Work request: Where a line in the listing below contains the word "prio", copy that line.

Information supplied:
__global__ __launch_bounds__(256) void k_prep_direct(const uint8_t *__restrict__ seqs,
                                                     uint64_t stride,
                                                     const uint16_t *__restrict__ lens,
                                                     uint32_t len0, uint32_t n, uint32_t ga,
                                                     uint64_t it0, uint64_t it1, uint64_t it2,
                                                     uint64_t it3, Geom g,
                                                     uint32_t *__restrict__ rec, uint32_t prio) {
#ifndef SM_DMA_ROW_HOST
  if (prio) __builtin_amdgcn_s_setprio(2);
#endif
  const uint32_t item = blockIdx.x * blockDim.x + threadIdx.x;
  if (item >= n * ga) return;
  const uint32_t r = item / ga;
  const uint32_t gi = item - r * ga;
  const uint32_t L = lens ? lens[r] : len0;
  uint32_t *o = rec + uint64_t(r) * (g.chunks * 4);
  uint32_t w8[8] = {0, 0, 0, 0, 0, 0, 0, 0};
  uint32_t bw = 0;
  if (32 * gi < L) {
    auto itx = [&](uint32_t b) {
      const uint64_t w = b < 64 ? it0 : b < 128 ? it1 : b < 192 ? it2 : it3;
      return uint32_t((w >> (b & 63)) & 1ull);
    };
    const uint32_t ia = itx('a'), ic = itx('c'), ig = itx('g'), iu = itx('t');
    const uint64_t end = reinterpret_cast<uint64_t>(seqs) + uint64_t(n) * stride;
    const uint64_t b0 = reinterpret_cast<uint64_t>(seqs) + uint64_t(r) * stride + 32 * gi;
    const uint64_t a16 = b0 & ~uint64_t(15);
    const uint32_t off = uint32_t(b0 & 15);
    uint32_t d[12];
#pragma unroll
    for (uint32_t k = 0; k < 3; ++k) {
      const uint4 v = a16 + 16 * k < end && (k < 2 || off) ? reinterpret_cast<const uint4 *>(a16)[k]
                                                          : make_uint4(0, 0, 0, 0);
      d[4 * k] = v.x; d[4 * k + 1] = v.y; d[4 * k + 2] = v.z; d[4 * k + 3] = v.w;
    }
    const uint32_t q = off >> 2, sh = (off & 3) * 8;
#pragma unroll
    for (uint32_t k = 0; k < 8; ++k) {
      const uint32_t lo = q == 0 ? d[k] : q == 1 ? d[k + 1] : q == 2 ? d[k + 2] : d[k + 3];
      const uint32_t hi = q == 0 ? d[k + 1] : q == 1 ? d[k + 2] : q == 2 ? d[k + 3] : d[k + 4];
      uint32_t w = sh ? (lo >> sh) | (hi << (32 - sh)) : lo;
      const uint32_t i0 = 32 * gi + 4 * k;
#pragma unroll
      for (uint32_t j = 0; j < 4; ++j) {
        const uint32_t b = (w >> (8 * j)) & 0xFF;
        const bool live = i0 + j < L;
        if (!live) w &= ~(0xFFu << (8 * j));
        const uint32_t good = (b == 'a' ? ia : 0u) | (b == 'c' ? ic : 0u) |
                              (b == 'g' ? ig : 0u) | (b == 't' ? iu : 0u);
        bw |= uint32_t(live && !good) << (4 * k + j);
      }
      w8[k] = 8 * gi + k < g.w_raw ? w : 0u;
    }
  }
  o[gi] = bw;
  uint32_t *raw = o + 4 * g.c_bad;
  if (8 * gi + 8 <= g.w_row) {
    reinterpret_cast<uint4 *>(raw + 8 * gi)[0] = make_uint4(w8[0], w8[1], w8[2], w8[3]);
    reinterpret_cast<uint4 *>(raw + 8 * gi)[1] = make_uint4(w8[4], w8[5], w8[6], w8[7]);
  } else {
#pragma unroll
    for (uint32_t k = 0; k < 8; ++k)
      if (8 * gi + k < g.w_row) raw[8 * gi + k] = w8[k];
  }
  if (gi == ga - 1) {
    for (uint32_t k = ga; k < 4 * g.c_bad; ++k) o[k] = 0;
    for (uint32_t k = 8 * ga; k < g.w_row; ++k) raw[k] = 0;
  }
}

inline uint32_t prep_groups(uint32_t max_len) { return (max_len + 31) / 32; }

Written response:
                                                     uint32_t *__restrict__ rec, uint32_t prio) {
  if (prio) __builtin_amdgcn_s_setprio(2);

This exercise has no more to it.